Among the lines below, return each one that contains the word "stop".

───── Data shown

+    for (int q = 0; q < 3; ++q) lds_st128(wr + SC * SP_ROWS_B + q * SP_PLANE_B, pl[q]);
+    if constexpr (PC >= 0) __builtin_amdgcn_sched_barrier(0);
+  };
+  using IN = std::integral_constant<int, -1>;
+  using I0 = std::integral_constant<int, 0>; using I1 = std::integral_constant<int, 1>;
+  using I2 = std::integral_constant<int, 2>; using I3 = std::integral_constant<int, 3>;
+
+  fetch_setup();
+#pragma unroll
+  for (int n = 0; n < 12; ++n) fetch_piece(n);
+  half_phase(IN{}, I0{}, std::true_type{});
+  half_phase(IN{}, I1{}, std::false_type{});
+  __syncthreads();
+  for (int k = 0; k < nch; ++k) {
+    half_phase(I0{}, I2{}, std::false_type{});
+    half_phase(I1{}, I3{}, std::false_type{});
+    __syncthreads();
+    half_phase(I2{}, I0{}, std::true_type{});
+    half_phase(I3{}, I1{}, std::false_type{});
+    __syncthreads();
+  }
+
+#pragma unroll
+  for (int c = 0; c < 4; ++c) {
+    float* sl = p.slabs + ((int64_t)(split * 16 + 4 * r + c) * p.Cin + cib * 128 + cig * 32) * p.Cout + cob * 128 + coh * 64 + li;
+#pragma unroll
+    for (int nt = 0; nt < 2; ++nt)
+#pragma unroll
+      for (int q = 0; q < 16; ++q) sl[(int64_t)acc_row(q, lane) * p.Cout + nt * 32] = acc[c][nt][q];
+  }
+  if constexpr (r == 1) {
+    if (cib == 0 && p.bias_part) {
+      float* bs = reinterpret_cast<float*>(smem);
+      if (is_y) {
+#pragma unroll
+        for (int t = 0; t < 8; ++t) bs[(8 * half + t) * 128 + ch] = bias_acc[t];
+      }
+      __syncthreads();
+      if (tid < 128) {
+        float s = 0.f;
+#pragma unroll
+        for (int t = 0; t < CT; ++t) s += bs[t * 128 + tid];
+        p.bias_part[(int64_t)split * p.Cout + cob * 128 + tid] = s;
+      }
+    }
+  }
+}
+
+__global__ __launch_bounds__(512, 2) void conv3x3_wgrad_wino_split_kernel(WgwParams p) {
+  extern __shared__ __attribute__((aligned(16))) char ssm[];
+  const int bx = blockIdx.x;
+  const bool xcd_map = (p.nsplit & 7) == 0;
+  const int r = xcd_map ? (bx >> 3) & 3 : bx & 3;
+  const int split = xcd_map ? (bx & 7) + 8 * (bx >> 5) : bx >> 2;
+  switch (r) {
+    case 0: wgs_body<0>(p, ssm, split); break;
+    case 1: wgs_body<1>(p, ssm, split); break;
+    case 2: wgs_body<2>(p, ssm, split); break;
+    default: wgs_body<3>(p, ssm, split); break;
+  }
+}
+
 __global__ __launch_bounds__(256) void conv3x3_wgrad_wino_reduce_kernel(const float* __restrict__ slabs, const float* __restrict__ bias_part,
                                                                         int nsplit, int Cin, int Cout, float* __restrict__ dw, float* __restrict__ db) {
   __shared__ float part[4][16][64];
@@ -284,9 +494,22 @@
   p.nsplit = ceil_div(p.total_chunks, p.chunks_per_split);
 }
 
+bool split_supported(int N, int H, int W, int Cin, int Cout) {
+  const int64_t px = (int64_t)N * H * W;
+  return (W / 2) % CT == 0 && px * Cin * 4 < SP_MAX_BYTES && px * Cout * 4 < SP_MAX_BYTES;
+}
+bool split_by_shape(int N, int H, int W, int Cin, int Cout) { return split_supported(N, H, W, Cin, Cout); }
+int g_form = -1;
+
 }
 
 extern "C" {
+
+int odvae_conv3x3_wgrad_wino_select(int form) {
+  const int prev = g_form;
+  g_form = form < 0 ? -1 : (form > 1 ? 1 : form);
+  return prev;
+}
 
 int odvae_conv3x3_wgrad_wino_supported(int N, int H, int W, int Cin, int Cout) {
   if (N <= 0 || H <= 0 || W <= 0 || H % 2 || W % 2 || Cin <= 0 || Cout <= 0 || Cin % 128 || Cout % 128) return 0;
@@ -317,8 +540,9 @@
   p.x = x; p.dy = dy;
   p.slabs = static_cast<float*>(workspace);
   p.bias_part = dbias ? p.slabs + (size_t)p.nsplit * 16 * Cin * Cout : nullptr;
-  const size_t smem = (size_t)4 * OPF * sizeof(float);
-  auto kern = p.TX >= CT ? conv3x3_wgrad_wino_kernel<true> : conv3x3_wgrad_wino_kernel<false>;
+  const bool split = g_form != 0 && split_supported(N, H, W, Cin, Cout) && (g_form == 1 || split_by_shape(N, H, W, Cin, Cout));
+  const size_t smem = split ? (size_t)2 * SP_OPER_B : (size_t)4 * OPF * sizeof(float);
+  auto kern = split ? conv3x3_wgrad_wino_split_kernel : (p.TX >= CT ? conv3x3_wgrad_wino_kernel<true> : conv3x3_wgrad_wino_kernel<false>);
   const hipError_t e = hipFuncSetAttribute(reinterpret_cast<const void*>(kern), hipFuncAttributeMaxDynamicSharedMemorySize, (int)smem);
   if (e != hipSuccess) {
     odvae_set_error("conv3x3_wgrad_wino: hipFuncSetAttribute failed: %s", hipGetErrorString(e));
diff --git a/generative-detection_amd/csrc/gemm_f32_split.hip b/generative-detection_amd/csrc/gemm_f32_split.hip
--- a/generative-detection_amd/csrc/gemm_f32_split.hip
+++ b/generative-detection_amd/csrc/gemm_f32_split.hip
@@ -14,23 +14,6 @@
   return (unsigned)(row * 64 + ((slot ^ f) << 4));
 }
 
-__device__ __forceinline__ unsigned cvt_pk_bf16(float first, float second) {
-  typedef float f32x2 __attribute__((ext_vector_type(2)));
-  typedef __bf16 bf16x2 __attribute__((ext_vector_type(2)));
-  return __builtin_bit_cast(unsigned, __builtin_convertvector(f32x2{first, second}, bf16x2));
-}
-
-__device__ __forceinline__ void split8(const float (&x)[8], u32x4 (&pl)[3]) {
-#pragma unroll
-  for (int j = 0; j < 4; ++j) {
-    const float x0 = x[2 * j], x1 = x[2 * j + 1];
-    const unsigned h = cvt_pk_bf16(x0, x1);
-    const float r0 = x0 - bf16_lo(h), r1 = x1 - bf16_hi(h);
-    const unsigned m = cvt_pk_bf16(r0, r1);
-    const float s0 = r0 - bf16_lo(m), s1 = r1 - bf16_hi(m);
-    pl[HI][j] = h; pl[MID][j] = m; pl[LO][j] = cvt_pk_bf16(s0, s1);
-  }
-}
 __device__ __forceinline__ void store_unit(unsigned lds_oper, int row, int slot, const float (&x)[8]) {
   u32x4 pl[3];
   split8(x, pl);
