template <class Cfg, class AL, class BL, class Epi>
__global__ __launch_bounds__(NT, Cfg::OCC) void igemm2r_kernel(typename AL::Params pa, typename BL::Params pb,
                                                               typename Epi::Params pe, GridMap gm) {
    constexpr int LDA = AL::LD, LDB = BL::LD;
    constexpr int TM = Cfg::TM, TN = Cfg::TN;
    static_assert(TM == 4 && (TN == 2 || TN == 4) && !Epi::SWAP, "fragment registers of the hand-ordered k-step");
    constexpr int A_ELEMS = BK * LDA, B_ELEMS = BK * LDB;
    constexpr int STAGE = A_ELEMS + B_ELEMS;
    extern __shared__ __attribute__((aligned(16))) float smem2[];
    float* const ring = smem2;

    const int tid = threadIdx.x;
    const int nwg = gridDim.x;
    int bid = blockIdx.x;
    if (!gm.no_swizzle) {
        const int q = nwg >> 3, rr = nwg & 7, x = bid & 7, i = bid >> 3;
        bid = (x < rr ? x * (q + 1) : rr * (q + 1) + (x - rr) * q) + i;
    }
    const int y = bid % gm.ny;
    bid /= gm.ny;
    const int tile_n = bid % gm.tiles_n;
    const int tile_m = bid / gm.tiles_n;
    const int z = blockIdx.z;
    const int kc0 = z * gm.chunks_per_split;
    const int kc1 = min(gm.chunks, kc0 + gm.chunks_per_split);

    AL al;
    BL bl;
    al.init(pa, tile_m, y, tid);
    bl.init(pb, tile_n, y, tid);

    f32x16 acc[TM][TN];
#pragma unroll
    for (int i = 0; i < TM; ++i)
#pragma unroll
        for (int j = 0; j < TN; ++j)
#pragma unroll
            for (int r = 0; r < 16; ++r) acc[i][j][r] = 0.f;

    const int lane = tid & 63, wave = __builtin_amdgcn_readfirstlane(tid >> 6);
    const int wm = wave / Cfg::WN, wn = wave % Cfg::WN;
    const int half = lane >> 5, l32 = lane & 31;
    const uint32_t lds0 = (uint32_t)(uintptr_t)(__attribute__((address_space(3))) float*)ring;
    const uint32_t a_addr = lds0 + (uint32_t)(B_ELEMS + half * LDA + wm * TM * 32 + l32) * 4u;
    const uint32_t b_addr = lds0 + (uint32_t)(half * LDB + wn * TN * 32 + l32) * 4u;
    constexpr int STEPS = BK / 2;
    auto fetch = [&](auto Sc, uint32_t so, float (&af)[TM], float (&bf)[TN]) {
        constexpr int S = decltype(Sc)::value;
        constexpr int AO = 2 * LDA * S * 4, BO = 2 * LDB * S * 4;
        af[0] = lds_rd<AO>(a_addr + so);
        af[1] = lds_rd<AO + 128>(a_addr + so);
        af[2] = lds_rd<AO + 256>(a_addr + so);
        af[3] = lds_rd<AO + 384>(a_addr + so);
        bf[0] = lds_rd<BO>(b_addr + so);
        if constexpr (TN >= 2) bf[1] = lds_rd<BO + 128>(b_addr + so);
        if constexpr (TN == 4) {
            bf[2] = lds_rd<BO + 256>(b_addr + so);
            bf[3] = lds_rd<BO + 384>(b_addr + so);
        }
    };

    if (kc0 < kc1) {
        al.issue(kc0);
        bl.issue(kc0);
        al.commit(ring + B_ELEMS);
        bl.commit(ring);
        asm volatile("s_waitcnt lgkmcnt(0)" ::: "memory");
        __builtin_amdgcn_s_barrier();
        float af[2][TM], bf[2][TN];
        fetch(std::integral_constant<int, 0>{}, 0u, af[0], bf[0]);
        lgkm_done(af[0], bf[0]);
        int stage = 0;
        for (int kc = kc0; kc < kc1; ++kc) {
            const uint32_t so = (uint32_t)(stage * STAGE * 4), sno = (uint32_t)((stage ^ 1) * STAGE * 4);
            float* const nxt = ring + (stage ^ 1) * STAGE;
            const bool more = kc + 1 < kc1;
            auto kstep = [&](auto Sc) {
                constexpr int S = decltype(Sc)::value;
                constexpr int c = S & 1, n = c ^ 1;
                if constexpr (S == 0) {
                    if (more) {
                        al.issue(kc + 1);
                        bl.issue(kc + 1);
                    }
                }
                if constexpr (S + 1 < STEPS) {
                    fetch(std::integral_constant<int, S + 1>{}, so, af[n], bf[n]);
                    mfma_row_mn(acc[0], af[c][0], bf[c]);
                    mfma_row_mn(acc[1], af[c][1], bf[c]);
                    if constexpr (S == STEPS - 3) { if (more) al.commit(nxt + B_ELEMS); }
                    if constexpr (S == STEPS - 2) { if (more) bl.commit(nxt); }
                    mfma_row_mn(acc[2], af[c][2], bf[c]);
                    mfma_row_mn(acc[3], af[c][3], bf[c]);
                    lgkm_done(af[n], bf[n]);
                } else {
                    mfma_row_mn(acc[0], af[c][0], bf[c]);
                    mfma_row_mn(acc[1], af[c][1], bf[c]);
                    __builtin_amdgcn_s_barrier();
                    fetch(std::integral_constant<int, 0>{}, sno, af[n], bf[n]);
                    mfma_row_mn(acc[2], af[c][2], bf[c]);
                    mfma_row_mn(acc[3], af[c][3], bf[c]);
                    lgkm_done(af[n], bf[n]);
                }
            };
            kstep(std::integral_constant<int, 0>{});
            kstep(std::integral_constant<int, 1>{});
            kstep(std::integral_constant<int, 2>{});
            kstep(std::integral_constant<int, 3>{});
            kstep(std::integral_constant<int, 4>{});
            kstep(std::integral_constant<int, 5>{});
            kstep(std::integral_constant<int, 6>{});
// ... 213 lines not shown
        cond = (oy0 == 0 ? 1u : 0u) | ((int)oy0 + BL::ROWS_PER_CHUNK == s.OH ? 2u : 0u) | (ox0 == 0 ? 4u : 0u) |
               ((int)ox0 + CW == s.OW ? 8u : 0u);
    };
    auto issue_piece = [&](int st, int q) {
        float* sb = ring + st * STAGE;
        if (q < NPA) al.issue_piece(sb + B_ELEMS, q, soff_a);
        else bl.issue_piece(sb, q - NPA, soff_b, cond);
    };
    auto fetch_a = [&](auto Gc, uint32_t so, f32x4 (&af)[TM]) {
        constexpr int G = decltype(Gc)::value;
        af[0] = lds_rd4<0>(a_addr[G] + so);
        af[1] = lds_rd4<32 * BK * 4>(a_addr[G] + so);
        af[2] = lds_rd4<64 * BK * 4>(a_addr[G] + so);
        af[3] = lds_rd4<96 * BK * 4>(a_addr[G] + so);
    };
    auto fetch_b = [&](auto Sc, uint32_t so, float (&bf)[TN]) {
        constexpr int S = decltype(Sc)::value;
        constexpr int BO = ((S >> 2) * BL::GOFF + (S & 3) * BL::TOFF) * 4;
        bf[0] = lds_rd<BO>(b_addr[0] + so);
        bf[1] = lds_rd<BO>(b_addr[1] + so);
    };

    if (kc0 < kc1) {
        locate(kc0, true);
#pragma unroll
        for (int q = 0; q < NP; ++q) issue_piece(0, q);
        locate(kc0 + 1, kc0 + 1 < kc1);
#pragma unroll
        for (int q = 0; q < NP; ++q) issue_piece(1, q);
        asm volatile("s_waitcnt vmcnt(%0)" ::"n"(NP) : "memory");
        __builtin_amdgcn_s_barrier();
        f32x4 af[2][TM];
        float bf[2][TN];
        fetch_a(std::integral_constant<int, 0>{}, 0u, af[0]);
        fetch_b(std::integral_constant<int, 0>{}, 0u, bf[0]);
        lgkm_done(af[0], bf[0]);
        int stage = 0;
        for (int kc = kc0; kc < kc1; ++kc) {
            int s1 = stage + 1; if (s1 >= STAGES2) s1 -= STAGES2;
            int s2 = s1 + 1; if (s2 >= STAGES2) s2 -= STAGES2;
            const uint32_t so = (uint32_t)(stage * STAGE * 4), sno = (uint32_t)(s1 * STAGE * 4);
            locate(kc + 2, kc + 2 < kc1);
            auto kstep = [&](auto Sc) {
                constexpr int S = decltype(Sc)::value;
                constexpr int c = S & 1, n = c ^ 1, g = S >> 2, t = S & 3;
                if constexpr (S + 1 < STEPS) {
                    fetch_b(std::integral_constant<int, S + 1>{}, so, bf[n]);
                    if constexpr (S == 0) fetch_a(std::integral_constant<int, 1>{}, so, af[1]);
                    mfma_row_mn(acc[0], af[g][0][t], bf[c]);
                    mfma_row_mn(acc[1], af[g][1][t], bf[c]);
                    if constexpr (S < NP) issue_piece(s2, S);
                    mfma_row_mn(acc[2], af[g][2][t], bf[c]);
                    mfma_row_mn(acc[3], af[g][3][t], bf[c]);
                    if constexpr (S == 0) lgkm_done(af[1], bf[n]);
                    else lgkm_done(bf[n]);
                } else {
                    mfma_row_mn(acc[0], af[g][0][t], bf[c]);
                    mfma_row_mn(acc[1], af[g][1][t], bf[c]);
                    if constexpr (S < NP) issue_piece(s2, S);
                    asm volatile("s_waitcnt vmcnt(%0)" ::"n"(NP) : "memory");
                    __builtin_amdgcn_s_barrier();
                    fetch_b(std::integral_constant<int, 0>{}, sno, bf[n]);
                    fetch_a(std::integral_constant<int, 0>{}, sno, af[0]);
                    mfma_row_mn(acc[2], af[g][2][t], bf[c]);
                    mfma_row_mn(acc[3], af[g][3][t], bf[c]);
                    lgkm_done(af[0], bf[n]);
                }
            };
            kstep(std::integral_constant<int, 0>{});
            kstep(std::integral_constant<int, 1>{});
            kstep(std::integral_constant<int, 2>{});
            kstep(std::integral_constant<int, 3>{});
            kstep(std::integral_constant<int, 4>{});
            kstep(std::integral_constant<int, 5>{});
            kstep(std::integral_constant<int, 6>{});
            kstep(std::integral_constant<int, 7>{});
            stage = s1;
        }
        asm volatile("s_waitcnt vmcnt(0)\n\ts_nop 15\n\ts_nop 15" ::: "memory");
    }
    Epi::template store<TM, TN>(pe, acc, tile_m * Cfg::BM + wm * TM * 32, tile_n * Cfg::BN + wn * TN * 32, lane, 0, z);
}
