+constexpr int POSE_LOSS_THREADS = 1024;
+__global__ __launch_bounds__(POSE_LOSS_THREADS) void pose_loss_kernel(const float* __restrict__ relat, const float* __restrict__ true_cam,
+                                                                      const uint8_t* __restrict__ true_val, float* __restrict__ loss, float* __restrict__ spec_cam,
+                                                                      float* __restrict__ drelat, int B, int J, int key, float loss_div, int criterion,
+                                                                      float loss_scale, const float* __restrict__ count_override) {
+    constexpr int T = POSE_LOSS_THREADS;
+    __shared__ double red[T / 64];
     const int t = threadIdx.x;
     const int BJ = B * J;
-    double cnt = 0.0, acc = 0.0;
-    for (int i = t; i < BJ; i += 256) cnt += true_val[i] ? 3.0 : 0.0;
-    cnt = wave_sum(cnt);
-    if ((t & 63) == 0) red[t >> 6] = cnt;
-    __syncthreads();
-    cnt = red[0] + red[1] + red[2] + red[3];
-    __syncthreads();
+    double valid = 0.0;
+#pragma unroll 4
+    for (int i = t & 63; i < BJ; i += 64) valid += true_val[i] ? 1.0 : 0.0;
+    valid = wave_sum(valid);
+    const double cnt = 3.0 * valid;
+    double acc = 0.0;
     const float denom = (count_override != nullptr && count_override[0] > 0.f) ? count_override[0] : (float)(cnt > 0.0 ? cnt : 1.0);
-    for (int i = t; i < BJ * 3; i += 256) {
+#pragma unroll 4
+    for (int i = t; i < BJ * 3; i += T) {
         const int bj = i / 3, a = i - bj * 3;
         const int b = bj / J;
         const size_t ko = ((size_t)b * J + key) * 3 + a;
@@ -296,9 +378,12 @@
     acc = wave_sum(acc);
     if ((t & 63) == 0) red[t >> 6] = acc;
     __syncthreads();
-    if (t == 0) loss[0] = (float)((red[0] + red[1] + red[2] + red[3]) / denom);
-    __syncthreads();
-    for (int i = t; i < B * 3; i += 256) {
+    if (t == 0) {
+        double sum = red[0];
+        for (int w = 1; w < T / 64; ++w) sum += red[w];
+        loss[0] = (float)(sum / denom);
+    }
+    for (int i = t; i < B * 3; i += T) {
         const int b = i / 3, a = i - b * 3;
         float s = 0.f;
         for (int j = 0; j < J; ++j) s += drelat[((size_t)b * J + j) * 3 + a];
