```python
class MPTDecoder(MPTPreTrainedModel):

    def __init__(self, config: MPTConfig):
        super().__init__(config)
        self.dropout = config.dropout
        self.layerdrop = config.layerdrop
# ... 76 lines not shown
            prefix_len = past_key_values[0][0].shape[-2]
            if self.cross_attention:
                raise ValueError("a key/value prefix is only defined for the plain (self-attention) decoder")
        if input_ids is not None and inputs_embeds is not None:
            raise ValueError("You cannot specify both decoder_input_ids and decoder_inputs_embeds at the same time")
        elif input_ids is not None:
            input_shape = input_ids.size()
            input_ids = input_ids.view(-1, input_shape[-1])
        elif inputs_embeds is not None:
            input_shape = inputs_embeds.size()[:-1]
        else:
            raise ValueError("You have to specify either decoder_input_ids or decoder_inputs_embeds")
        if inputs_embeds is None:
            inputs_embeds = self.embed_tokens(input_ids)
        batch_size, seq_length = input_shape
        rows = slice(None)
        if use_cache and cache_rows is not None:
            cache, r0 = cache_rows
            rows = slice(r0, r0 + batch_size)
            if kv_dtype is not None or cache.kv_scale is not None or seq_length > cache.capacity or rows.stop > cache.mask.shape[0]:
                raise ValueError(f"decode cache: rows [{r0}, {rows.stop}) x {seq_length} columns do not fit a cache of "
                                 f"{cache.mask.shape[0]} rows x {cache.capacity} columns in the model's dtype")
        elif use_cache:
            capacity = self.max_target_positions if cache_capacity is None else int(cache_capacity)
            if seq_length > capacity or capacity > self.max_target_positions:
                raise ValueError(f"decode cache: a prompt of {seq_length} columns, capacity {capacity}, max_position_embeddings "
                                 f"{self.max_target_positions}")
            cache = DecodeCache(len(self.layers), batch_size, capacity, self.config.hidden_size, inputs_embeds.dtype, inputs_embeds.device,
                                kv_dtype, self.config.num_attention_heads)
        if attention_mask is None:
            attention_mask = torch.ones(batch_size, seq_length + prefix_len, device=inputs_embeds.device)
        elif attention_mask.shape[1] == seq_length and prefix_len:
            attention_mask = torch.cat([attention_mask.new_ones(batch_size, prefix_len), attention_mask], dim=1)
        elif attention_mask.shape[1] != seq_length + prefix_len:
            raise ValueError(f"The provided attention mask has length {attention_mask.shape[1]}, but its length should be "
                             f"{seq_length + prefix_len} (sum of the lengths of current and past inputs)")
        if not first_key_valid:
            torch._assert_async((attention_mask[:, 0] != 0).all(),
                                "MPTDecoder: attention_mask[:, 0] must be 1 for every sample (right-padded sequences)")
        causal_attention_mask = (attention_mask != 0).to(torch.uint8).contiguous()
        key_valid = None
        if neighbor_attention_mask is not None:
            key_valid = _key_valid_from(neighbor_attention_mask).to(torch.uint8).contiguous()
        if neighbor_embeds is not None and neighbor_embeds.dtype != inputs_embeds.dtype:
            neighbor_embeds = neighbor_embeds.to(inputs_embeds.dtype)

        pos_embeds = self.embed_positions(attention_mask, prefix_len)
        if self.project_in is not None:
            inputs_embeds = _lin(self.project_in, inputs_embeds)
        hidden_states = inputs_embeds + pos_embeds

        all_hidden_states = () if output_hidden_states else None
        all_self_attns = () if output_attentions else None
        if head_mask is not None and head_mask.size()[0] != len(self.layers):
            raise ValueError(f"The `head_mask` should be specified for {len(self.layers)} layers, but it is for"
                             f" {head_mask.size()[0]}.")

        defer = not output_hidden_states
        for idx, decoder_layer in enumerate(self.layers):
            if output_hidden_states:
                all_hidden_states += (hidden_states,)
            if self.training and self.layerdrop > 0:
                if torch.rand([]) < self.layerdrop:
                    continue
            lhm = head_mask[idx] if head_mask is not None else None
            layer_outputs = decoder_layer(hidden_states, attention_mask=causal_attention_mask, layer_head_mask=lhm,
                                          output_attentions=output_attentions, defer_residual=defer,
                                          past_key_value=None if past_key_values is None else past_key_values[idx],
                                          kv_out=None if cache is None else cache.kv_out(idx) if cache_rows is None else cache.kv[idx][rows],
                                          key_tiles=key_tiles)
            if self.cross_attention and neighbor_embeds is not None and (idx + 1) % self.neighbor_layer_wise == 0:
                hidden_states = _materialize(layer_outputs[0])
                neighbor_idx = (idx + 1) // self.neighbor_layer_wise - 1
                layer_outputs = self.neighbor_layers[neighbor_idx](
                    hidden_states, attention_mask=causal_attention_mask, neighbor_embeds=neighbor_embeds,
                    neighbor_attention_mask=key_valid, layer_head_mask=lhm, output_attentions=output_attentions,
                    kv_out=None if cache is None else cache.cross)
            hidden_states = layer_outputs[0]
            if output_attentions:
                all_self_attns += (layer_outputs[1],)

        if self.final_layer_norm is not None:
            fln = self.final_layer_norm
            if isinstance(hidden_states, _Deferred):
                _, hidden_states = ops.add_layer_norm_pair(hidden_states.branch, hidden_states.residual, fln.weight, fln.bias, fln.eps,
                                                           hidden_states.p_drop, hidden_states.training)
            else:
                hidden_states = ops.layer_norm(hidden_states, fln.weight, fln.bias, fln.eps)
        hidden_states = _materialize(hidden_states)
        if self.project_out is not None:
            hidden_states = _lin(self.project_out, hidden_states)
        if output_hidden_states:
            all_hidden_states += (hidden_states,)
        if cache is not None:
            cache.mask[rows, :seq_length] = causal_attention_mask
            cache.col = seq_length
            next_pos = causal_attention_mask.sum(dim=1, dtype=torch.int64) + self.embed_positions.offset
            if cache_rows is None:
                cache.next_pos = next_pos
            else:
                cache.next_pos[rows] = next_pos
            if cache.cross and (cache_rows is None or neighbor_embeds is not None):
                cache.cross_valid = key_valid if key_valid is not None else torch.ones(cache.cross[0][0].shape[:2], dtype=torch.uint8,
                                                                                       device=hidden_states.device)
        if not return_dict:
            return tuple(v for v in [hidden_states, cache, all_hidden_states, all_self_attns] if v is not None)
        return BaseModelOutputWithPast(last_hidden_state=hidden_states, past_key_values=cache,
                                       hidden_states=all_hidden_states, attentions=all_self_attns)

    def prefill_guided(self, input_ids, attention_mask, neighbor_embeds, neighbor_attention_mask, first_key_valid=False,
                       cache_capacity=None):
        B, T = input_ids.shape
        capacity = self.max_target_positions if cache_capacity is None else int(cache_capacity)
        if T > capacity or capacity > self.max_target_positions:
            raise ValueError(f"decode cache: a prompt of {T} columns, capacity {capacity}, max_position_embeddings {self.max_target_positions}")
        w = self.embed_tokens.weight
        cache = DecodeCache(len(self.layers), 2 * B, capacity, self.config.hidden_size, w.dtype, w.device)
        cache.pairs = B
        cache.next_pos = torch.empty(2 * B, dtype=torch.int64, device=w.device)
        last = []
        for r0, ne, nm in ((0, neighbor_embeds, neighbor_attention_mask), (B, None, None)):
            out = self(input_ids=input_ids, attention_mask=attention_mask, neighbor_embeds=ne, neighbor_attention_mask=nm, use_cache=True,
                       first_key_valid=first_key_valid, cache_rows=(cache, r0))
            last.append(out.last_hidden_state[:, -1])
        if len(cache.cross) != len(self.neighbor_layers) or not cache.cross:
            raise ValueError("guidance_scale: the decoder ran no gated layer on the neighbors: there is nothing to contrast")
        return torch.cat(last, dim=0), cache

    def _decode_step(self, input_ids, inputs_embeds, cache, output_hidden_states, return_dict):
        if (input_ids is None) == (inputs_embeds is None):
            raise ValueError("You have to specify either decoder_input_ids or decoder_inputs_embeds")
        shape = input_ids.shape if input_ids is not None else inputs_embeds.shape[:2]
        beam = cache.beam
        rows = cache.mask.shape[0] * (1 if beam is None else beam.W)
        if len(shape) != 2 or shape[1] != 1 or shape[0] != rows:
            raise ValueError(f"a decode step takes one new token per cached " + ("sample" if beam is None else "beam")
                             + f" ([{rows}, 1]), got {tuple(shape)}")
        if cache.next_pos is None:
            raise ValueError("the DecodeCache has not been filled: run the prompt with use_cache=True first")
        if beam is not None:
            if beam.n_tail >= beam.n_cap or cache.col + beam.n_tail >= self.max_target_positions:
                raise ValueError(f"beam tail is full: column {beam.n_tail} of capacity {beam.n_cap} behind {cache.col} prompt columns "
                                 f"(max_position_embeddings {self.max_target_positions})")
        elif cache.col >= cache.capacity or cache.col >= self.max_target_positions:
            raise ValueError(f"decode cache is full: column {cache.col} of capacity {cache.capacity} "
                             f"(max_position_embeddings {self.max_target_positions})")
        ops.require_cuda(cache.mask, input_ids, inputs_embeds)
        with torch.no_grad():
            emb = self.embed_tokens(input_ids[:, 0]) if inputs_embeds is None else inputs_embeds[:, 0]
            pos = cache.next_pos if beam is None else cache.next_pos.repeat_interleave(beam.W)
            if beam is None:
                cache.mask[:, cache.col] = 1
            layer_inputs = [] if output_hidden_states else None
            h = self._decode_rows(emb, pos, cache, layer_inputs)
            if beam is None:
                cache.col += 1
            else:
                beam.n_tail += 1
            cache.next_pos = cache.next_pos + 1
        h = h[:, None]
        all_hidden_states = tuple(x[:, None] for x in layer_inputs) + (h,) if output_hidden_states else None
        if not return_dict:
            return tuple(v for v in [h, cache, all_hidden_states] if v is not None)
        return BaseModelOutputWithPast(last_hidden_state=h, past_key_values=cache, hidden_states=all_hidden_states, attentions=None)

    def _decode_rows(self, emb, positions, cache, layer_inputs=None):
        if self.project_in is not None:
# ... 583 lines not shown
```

──────────

- **Solution to this task**
            if kv_dtype is not None or cache.kv_scale is not None or seq_length > cache.capacity or rows.stop > cache.mask.shape[0]:
                raise ValueError(f"decode cache: rows [{r0}, {rows.stop}) x {seq_length} columns do not fit a cache of "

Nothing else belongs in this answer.